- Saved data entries

______

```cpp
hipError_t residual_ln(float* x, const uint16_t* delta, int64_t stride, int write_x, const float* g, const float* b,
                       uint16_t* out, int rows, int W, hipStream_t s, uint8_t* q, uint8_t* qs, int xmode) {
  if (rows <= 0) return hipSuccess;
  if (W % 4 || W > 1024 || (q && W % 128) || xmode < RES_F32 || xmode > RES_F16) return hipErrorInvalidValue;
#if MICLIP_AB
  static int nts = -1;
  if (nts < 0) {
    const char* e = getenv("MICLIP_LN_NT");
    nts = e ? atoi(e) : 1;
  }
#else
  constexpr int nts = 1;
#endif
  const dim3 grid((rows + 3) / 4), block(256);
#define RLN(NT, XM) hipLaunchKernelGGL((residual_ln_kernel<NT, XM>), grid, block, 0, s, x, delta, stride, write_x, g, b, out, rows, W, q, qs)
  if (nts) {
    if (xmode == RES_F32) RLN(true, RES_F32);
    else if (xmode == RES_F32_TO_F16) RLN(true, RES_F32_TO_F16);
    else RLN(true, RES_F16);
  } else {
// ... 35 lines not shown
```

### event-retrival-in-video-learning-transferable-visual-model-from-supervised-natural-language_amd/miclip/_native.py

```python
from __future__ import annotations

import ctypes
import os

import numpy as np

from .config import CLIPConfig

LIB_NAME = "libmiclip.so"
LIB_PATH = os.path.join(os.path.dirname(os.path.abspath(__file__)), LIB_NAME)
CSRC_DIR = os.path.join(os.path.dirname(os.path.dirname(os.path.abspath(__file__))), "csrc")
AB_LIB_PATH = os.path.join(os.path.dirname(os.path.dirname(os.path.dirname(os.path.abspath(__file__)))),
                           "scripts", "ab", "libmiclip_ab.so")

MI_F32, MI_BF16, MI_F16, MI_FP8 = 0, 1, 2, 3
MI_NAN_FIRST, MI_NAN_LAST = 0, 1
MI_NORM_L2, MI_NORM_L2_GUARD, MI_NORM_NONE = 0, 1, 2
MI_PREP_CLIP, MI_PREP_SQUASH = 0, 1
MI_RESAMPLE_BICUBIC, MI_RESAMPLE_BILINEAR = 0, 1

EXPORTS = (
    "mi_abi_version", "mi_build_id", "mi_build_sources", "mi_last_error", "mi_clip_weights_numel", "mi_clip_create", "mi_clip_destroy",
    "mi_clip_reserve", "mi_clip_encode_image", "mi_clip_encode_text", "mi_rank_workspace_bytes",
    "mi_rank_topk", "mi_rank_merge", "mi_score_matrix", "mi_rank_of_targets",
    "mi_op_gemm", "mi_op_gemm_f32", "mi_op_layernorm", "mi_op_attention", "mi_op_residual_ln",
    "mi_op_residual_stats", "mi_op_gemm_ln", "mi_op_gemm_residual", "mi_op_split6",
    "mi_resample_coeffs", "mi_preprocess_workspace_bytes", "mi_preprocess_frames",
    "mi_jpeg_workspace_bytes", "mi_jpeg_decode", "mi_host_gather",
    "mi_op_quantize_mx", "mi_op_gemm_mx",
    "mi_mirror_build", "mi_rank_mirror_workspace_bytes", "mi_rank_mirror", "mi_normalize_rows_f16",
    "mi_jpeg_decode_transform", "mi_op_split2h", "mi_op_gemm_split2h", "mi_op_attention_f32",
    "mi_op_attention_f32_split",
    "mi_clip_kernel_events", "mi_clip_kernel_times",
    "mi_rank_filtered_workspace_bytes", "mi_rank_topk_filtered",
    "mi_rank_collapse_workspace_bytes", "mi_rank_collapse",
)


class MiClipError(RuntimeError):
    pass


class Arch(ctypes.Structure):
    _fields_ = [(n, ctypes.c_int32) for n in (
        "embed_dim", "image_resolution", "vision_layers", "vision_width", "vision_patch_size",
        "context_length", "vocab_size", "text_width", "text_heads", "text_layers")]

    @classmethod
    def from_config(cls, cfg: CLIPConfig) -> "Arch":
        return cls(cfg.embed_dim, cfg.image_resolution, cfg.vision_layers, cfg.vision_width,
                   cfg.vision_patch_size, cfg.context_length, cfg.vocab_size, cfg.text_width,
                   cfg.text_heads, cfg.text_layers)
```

______

- YOUR ASSIGNMENT
Set down the data once more, exactly as shown above.

- OUTPUT
```cpp
hipError_t residual_ln(float* x, const uint16_t* delta, int64_t stride, int write_x, const float* g, const float* b,
                       uint16_t* out, int rows, int W, hipStream_t s, uint8_t* q, uint8_t* qs, int xmode) {
  if (rows <= 0) return hipSuccess;
  if (W % 4 || W > 1024 || (q && W % 128) || xmode < RES_F32 || xmode > RES_F16) return hipErrorInvalidValue;
#if MICLIP_AB
  static int nts = -1;
  if (nts < 0) {
    const char* e = getenv("MICLIP_LN_NT");
    nts = e ? atoi(e) : 1;
  }
#else
  constexpr int nts = 1;
#endif
  const dim3 grid((rows + 3) / 4), block(256);
#define RLN(NT, XM) hipLaunchKernelGGL((residual_ln_kernel<NT, XM>), grid, block, 0, s, x, delta, stride, write_x, g, b, out, rows, W, q, qs)
  if (nts) {
    if (xmode == RES_F32) RLN(true, RES_F32);
    else if (xmode == RES_F32_TO_F16) RLN(true, RES_F32_TO_F16);
    else RLN(true, RES_F16);
  } else {
// ... 35 lines not shown
```

### event-retrival-in-video-learning-transferable-visual-model-from-supervised-natural-language_amd/miclip/_native.py

```python
from __future__ import annotations

import ctypes
import os

import numpy as np

from .config import CLIPConfig

LIB_NAME = "libmiclip.so"
LIB_PATH = os.path.join(os.path.dirname(os.path.abspath(__file__)), LIB_NAME)
CSRC_DIR = os.path.join(os.path.dirname(os.path.dirname(os.path.abspath(__file__))), "csrc")
AB_LIB_PATH = os.path.join(os.path.dirname(os.path.dirname(os.path.dirname(os.path.abspath(__file__)))),
                           "scripts", "ab", "libmiclip_ab.so")

MI_F32, MI_BF16, MI_F16, MI_FP8 = 0, 1, 2, 3
MI_NAN_FIRST, MI_NAN_LAST = 0, 1
MI_NORM_L2, MI_NORM_L2_GUARD, MI_NORM_NONE = 0, 1, 2
MI_PREP_CLIP, MI_PREP_SQUASH = 0, 1
MI_RESAMPLE_BICUBIC, MI_RESAMPLE_BILINEAR = 0, 1

EXPORTS = (
    "mi_abi_version", "mi_build_id", "mi_build_sources", "mi_last_error", "mi_clip_weights_numel", "mi_clip_create", "mi_clip_destroy",
    "mi_clip_reserve", "mi_clip_encode_image", "mi_clip_encode_text", "mi_rank_workspace_bytes",
    "mi_rank_topk", "mi_rank_merge", "mi_score_matrix", "mi_rank_of_targets",
    "mi_op_gemm", "mi_op_gemm_f32", "mi_op_layernorm", "mi_op_attention", "mi_op_residual_ln",
    "mi_op_residual_stats", "mi_op_gemm_ln", "mi_op_gemm_residual", "mi_op_split6",
    "mi_resample_coeffs", "mi_preprocess_workspace_bytes", "mi_preprocess_frames",
    "mi_jpeg_workspace_bytes", "mi_jpeg_decode", "mi_host_gather",
    "mi_op_quantize_mx", "mi_op_gemm_mx",
    "mi_mirror_build", "mi_rank_mirror_workspace_bytes", "mi_rank_mirror", "mi_normalize_rows_f16",
    "mi_jpeg_decode_transform", "mi_op_split2h", "mi_op_gemm_split2h", "mi_op_attention_f32",
    "mi_op_attention_f32_split",
    "mi_clip_kernel_events", "mi_clip_kernel_times",
    "mi_rank_filtered_workspace_bytes", "mi_rank_topk_filtered",
    "mi_rank_collapse_workspace_bytes", "mi_rank_collapse",
)


class MiClipError(RuntimeError):
    pass


class Arch(ctypes.Structure):
    _fields_ = [(n, ctypes.c_int32) for n in (
        "embed_dim", "image_resolution", "vision_layers", "vision_width", "vision_patch_size",
        "context_length", "vocab_size", "text_width", "text_heads", "text_layers")]

    @classmethod
    def from_config(cls, cfg: CLIPConfig) -> "Arch":
        return cls(cfg.embed_dim, cfg.image_resolution, cfg.vision_layers, cfg.vision_width,
                   cfg.vision_patch_size, cfg.context_length, cfg.vocab_size, cfg.text_width,
                   cfg.text_heads, cfg.text_layers)
```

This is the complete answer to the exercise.